Ti accolgo nei miei possedimenti, sulle mie libere praterie, nelle mie foreste. Che me ne viene? Non sei nelle mie mani già da tanto? Non t’ho invasa, posseduta, riempita della mia fiamma? Ho cambiato, sostituito il tuo sangue. Non c’è vena del tuo corpo in cui io non circoli quale linfa vitale. Neanche tu puoi sapere quanto mi sei sposa. Ma le nostre nozze non hanno ancora avuto tutti i crismi. Ho dei princìpi, io, degli scrupoli.

Siamo una cosa sola per sempre!”.

“Messere, nello stato in cui mi trovo, che posso dire? Oh, se l’ho sentito, fin troppo bene, che da tempo voi siete tutto il mio destino. Mi avete maliziosamente accarezzata, esaudita, arricchita, per precipitarmi a voi”.




“Sì, sono io che t’ho salvata e t’ho fatta venire qui. Io ho fatto tutto, lo hai capito. Io t’ho perduta. E perché? Perché ti voglio tutta per me. Francamente, tuo marito mi annoiava. Tu temporeggiavi, mercanteggiavi. Io sono abituato altrimenti. Tutto o niente. Ecco perché ti ho un po’ lavorata, messa in riga, ti ho cotta al punto giusto, ti ho maturata per me. Vedi come sono raffinato. Io non prendo, come si crede, le tante anime sciocche che si darebbero. Voglio anime elette, condite come si deve di furore e disperazione. Vedi, non posso negarlo, come sei oggi, mi piaci; sei molto più bella; un’anima attraente. Ah, da quando ti amo. Ma oggi ho fame di te. Farò le cose in grande. Non sono di quei mariti che fanno gli avari con la loro donna. Se non volessi che essere ricca, lo saresti all’istante. Se non volessi che essere regina, prendere il posto di Giovanna di Navarra, benché altri ci tengano, si farebbe anche questo, e il re non ci perderebbe niente in orgoglio, in malvagità. E’ più grande essere la mia donna. Ma su, dimmi cosa vuoi”.




“Messere vendicarmi di quelli del Feudo e ricambiarli con medesimo male, nient’altro”.

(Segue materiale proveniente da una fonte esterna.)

@@ -315,7 +315,7 @@
             ctypes.c_void_p(out.data_ptr()), out.stride(0), flags, ptr(out_absmax), stream()), "cpd_gather_conv_planned")
         return out
     ws, ws_bytes = None, 0
-    if (flags & 6) and c_in % 32 == 0 and not out_col_group:
+    if tap_split and (flags & 6) and c_in % 32 == 0 and not out_col_group:
         ws_bytes = int(lib().cpd_gather_conv_split_bytes(int(n_out), int(c_in), int(c_out), int(inp.stride(0)), int(kv), flags))
         if ws_bytes:
             ws = torch.empty((ws_bytes // 4,), dtype=torch.float32, device=inp.device)
@@ -530,6 +530,37 @@
         return boxes, scores, labels, n_out
     n = int(n_out.item())
     return boxes[0, :n], scores[0, :n], labels[0, :n], n
+
+
+def center_topk(hm, pix_stride, ch_stride, num_class, h, w, k, batch=1, sample_stride=0):
+    dev = hm.device
+    scores = torch.empty((batch, k), dtype=torch.float32, device=dev)
+    labels = torch.empty((batch, k), dtype=torch.int32, device=dev)
+    pixels = torch.empty((batch, k), dtype=torch.int32, device=dev)
+    nbr_hidden = torch.empty((9, batch * k * 9), dtype=torch.int32, device=dev)
+    nbr_out = torch.empty((9, batch * k), dtype=torch.int32, device=dev)
+    ws = torch.empty(lib().cpd_center_decode_workspace_bytes(batch, num_class, h * w, k), dtype=torch.uint8, device=dev)
+    check(lib().cpd_center_topk(ctypes.c_void_p(hm.data_ptr()), int(batch), int(sample_stride), pix_stride, ch_stride, num_class, h, w, k,
+                                ptr(scores), ptr(labels), ptr(pixels), ptr(nbr_hidden), ptr(nbr_out), ptr(ws), ws.numel(), stream()),
+          "cpd_center_topk")
+    return scores, labels, pixels, nbr_hidden, nbr_out
+
+
+def center_decode_rows(rows, cols, win_scores, win_labels, win_pixels, w, feature_map_stride, voxel_xy, range_lo_xy, limit_range,
+                       score_thresh):
+    assert rows.dim() == 2 and rows.stride(1) == 1 and rows.dtype == torch.float32
+    batch, k = win_scores.shape
+    assert rows.shape[0] == batch * k
+    dev = rows.device
+    boxes = torch.empty((batch, k, 7), dtype=torch.float32, device=dev)
+    scores = torch.empty((batch, k), dtype=torch.float32, device=dev)
+    labels = torch.empty((batch, k), dtype=torch.int32, device=dev)
+    n_out = torch.zeros((batch,), dtype=torch.int32, device=dev)
+    check(lib().cpd_center_decode_rows(
+        ctypes.c_void_p(rows.data_ptr()), rows.stride(0), iarr(cols), ptr(win_scores), ptr(win_labels), ptr(win_pixels), int(batch), int(w),
+        int(k), float(feature_map_stride), farr(voxel_xy), farr(range_lo_xy), farr(limit_range), float(score_thresh), ptr(boxes),
+        ptr(scores), ptr(labels), ptr(n_out), stream()), "cpd_center_decode_rows")
+    return boxes, scores, labels, n_out
 
 
 def nms_batch(boxes, counts, thresh, normal=False):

 “Bellissima, bellissima risposta. Come ho ragione di amarti! E’ vero, questo comprende tutto, tutta la legge e tutti i profeti. Poiché hai scelto così bene, ti sarà dato, in più tutto il resto. Avrai tutti i miei segreti. Vedrai in fondo alla terra. Il mondo verrà da te e ti metterà l’oro ai piedi. Di più, ecco il vero diamante che ti do, mia sposa, la VENDETTA. Ti conosco, vecchia volpe, conosco il tuo desiderio più nascosto. Come vi si intendono i nostri cuori. Proprio con questo ti avrò, e per sempre.

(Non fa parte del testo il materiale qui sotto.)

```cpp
int mzgo_dyn_conv_backward_workspace(int B, int C, int64_t* bytes_host);
int mzgo_dyn_conv_backward(const float* grad_out, const float* out, const float* latent, const int64_t* action,
                           const float* emb, const float* weight, int B, int C, int N, float* grad_latent,
                           float* grad_weight, float* grad_bias, void* workspace, int64_t workspace_bytes,
                           void* stream);
int mzgo_conv3x3_relu_forward(const float* x, const int64_t* action, const float* emb, const float* weight,
                              const float* bias, int B, int Cin, int Cout, int N, float* out, void* stream);
int mzgo_conv3x3_backward_workspace(int B, int Cin, int Cout, int64_t* bytes_host);
int mzgo_conv3x3_backward(const float* grad_out, const float* out, const float* x, const int64_t* action,
                          const float* emb, const float* weight, int B, int Cin, int Cout, int N, float* grad_x,
                          float* grad_weight, float* grad_bias, void* workspace, int64_t workspace_bytes,
                          void* stream);
int mzgo_selfplay_inject_noise(mzgo_engine* eng, const double* noise);
int mzgo_selfplay_record_noise(mzgo_engine* eng, double* dst);
// ... 199 lines not shown
```

muzero-go_amd/csrc/mzgo_board.hpp:

```cpp
#pragma once
#include "mzgo_common.hpp"

namespace mzgo {

struct BoardMeta {
  int turn;
  int passed;
  int done;
  int moves;
};

template <class G>
struct BoardLds {
  int8_t* stone;
  uint8_t* invd;
  int* label;
  int* libs;
  int* gsize;
  int* killed;
  int* misc;
};

template <class G>
struct BoardWG {
  static constexpr int SIZE = G::THREADS;
  __device__ static int id() { return tid_local(); }
  __device__ static void sync() { __syncthreads(); }
  __device__ static bool any(int v) { return __syncthreads_or(v) != 0; }
  __device__ static bool leader() { return tid_local() == 0; }
};
template <class G>
__device__ __forceinline__ bool nbr(int c, int d, int& n) {
  const int r = c / G::N, col = c - r * G::N;
  switch (d) {
    case 0: if (r == 0) return false; n = c - G::N; return true;
    case 1: if (r == G::N - 1) return false; n = c + G::N; return true;
    case 2: if (col == 0) return false; n = c - 1; return true;
    default: if (col == G::N - 1) return false; n = c + 1; return true;
  }
}

template <class G, class T, class ClassFn>
__device__ __forceinline__ void label_components(int* label, ClassFn cls) {
  for (int c = T::id(); c < G::CELLS; c += T::SIZE) label[c] = cls(c) ? c : -1;
  T::sync();
  for (int it = 0; it < G::CELLS + 2; ++it) {
    int changed = 0;
    for (int c = T::id(); c < G::CELLS; c += T::SIZE) {
      const int k = cls(c);
      if (!k) continue;
      int m = label[c];
#pragma unroll
      for (int d = 0; d < 4; ++d) {
// ... 9 lines not shown
}

template <class G, class T>
__device__ __forceinline__ void count_liberties(BoardLds<G>& b, bool sizes) {
  for (int c = T::id(); c < G::CELLS; c += T::SIZE) { b.libs[c] = 0; if (sizes) b.gsize[c] = 0; }
  T::sync();
  for (int c = T::id(); c < G::CELLS; c += T::SIZE) {
    if (b.stone[c]) {
      if (sizes) atomicAdd(&b.gsize[b.label[c]], 1);
      continue;
    }
    int seen[4];
    int ns = 0;
#pragma unroll
    for (int d = 0; d < 4; ++d) {
      int n;
      if (nbr<G>(c, d, n) && b.stone[n]) {
        int l = b.label[n];
        bool dup = false;
        for (int i = 0; i < ns; ++i) dup |= seen[i] == l;
        if (!dup) { seen[ns++] = l; atomicAdd(&b.libs[l], 1); }
      }
    }
  }
  T::sync();
}

template <class G, class T>
__device__ __forceinline__ void compute_invalid(BoardLds<G>& b, int mover, int ko) {
  for (int c = T::id(); c < G::CELLS; c += T::SIZE) {
    uint8_t inv;
    if (b.stone[c]) {
      inv = 1;
    } else {
      bool boxed = true, maybe_bad = false, surely_ok = false;
#pragma unroll
      for (int d = 0; d < 4; ++d) {
        int n;
        if (!nbr<G>(c, d, n)) continue;
        const int s = b.stone[n];
        if (!s) { boxed = false; continue; }
        const int lib = b.libs[b.label[n]];
        if (s - 1 == mover) { maybe_bad |= lib > 1; surely_ok |= lib == 1; }
        else                { maybe_bad |= lib == 1; surely_ok |= lib > 1; }
      }
      inv = (boxed && maybe_bad && !surely_ok) ? 1 : 0;
    }
    b.invd[c] = inv;
  }
  T::sync();
  if (ko >= 0 && T::leader()) b.invd[ko] = 1;
  T::sync();
}

enum : int { BOARD_OK = 0, BOARD_ERR_DONE = 1, BOARD_ERR_INVALID = 2, BOARD_ERR_RANGE = 3 };

template <class G, class T = BoardWG<G>>
__device__ __forceinline__ int board_step(BoardLds<G>& b, BoardMeta& m, int action) {
  if (m.done) return BOARD_ERR_DONE;
  if (action < 0 || action > G::CELLS) return BOARD_ERR_RANGE;
  const int player = m.turn;
  int ko = -1;
  if (action == G::CELLS) {
    if (m.passed) m.done = 1;
    m.passed = 1;
    label_components<G, T>(b.label, [&](int c) { return (int)b.stone[c]; });
    count_liberties<G, T>(b, false);
  } else {
    if (b.invd[action]) return BOARD_ERR_INVALID;
    m.passed = 0;
    if (T::leader()) {
      b.stone[action] = (int8_t)(player + 1);
      bool boxed = true;
      for (int d = 0; d < 4; ++d) {
        int n;
        if (nbr<G>(action, d, n)) boxed &= b.stone[n] == 2 - player;
      }
      b.misc[1] = boxed;
    }
    T::sync();
    label_components<G, T>(b.label, [&](int c) { return (int)b.stone[c]; });
    count_liberties<G, T>(b, true);
    if (T::leader()) {
      int nk = 0;
      for (int d = 0; d < 4; ++d) {
        int n;
        if (!nbr<G>(action, d, n) || b.stone[n] != 2 - player) continue;
        const int l = b.label[n];
        bool dup = false;
        for (int i = 0; i < nk; ++i) dup |= b.killed[i] == l;
        if (!dup && b.libs[l] == 0) b.killed[nk++] = l;
      }
      b.misc[0] = nk;
      b.misc[2] = (nk == 1 && b.misc[1] && b.gsize[b.killed[0]] == 1) ? b.killed[0] : -1;
    }
    T::sync();
    const int nk = b.misc[0];
    ko = b.misc[2];
    if (nk > 0) {
      for (int c = T::id(); c < G::CELLS; c += T::SIZE) {
        if (b.stone[c] == 2 - player) {
          const int l = b.label[c];
          bool dead = false;
          for (int i = 0; i < nk; ++i) dead |= b.killed[i] == l;
          if (dead) b.stone[c] = 0;
        }
      }
      T::sync();
// ... 47 lines not shown
```

muzero-go_amd/csrc/mzgo_kernels.hpp:

```cpp
#pragma once
#include "mzgo_jobs.hpp"
#include "mzgo_replay.hpp"

namespace mzgo {

template <class G>
constexpr bool rep_needs_scratch() {
  if constexpr (G::WINO) return Wino<G>::NSTRIP > 1;
  else return false;
}

struct NoRepJobs {
  __device__ bool operator()(int) const { return false; }
};

template <class G, class PlaneFn, class Jobs = NoRepJobs>
__device__ __forceinline__ void representation(Smem<G>& sm, const NetParams& np, PlaneFn planes, float* lat,
                                      int lat_stride, float* scr, unsigned long long* ts = nullptr,
                                      Jobs jobs = Jobs{}) {
  float* mid = rep_needs_scratch<G>() ? scr : lat;
  for (int i = tid_local(); i < 6 * G::CELLS; i += G::THREADS) {
    const int c = i / G::CELLS, j = i - c * G::CELLS;
    sm.u.in[c * G::CPAD + j] = planes(c, j);
  }
// ... 1411 lines not shown
      for (;;) {
        helper_loop<G>(sm, np_a_arg, np_b_arg, sp, E_arg, t);
        if (!sp.tail) break;
        t = join_running_game<G>(sm, E_arg, games, t);
        if (t < 0) break;
      }
    }
    return;
  }
  const int g = blockIdx.x;
  const EngineArrays& E = E_arg;
  if (tid_local() == 0) atomicAdd(&E_arg.counters[6], 1ull);
  auto release_helpers = [&]() {
    if ((sp.helpers > 0 || sp.tail) && tid_local() == 0) job_exit(job_of<G>(E_arg, g));
  };
  auto tail_phase = [&]() {
    if constexpr (Smem<G>::GLOBAL_Y && G::WINO) {
      if (sp.tail) {
        __syncthreads();
        for (int t = g; (t = join_running_game<G>(sm, E_arg, games, t)) >= 0;)
          helper_loop<G>(sm, np_a_arg, np_b_arg, sp, E_arg, t);
      }
    }
    if constexpr (TailConvs<G>::value)
      if (sp.tail) {
        __syncthreads();
#ifdef MZGO_STAMPS
        const unsigned long long th = __builtin_amdgcn_s_memtime();
#endif
        tail_help<G>(sm, np_a_arg, np_b_arg, E_arg, g, games);
#ifdef MZGO_STAMPS
        if (tid_local() == 0 && E_arg.stamps) E_arg.stamps[(size_t)blockIdx.x * kStampPhases + 47] +=
            __builtin_amdgcn_s_memtime() - th;
#endif
      }
  };
  if (E.status[g] != 0) { release_helpers(); tail_phase(); return; }
  if ((sp.helpers > 0 || sp.tail) && tid_local() == 0) job_mark_started(job_of<G>(E_arg, g));
  if constexpr (G::WINO) wino_raw_zero<G>(sm.raw);
  BoardMeta m;
  board_load<G>(sm.stone, sm.invd, E, g, m);
  for (int step = 0; step < pp.moves; ++step) {
    if (selfplay_one_move<G, CAPS>(sm, np_a_arg, np_b_arg, sp, pp, E_arg, g,
                             [&]() { return game_key_id(pp.game_base, g, pp.epoch); }, m))
      break;
    __syncthreads();
  }
  release_helpers();
  tail_phase();
}

template <class G>
struct BoardsGeo {
  static constexpr int THREADS = (G::CELLS + 63) / 64 * 64 < 512 ? (G::CELLS + 63) / 64 * 64 : 512;
};
template <class G>
struct BoardsTeam {
  static constexpr int SIZE = BoardsGeo<G>::THREADS;
  __device__ static int id() { return tid_local(); }
  __device__ static void sync() { __syncthreads(); }
  __device__ static bool any(int v) { return __syncthreads_or(v) != 0; }
  __device__ static bool leader() { return tid_local() == 0; }
};
template <class G>
struct BoardsSmem {
  TreeLds<G> t;
  int label[G::CELLS], libs[G::CELLS], gsize[G::CELLS];
  int8_t stone[G::CELLS];
  uint8_t invd[G::CELLS];
  int killed[4];
  int misc[8];
  int bc[8];
};
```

…VEDRAI LA TUA NEMICA POLVERE SOTTILE IN GINOCCHIO DAVANTI A TE, chiedere pietà e pregare, felice se ti accontentassi di farle quello che lei ha fatto a te.
Piangerà. Tu, gentile, dirai: NO, e la vedrai gridare: morte e dannazione. Allora, sarà affar mio”.

“Messere, serva vostra. Ero ingrata, lo ammetto. Voi mi avete sempre esaudita. Vi appartengo, padrone, dio mio. Non ne voglio più altri. I vostri sono piaceri soavi. Servirvi è dolcissimo”.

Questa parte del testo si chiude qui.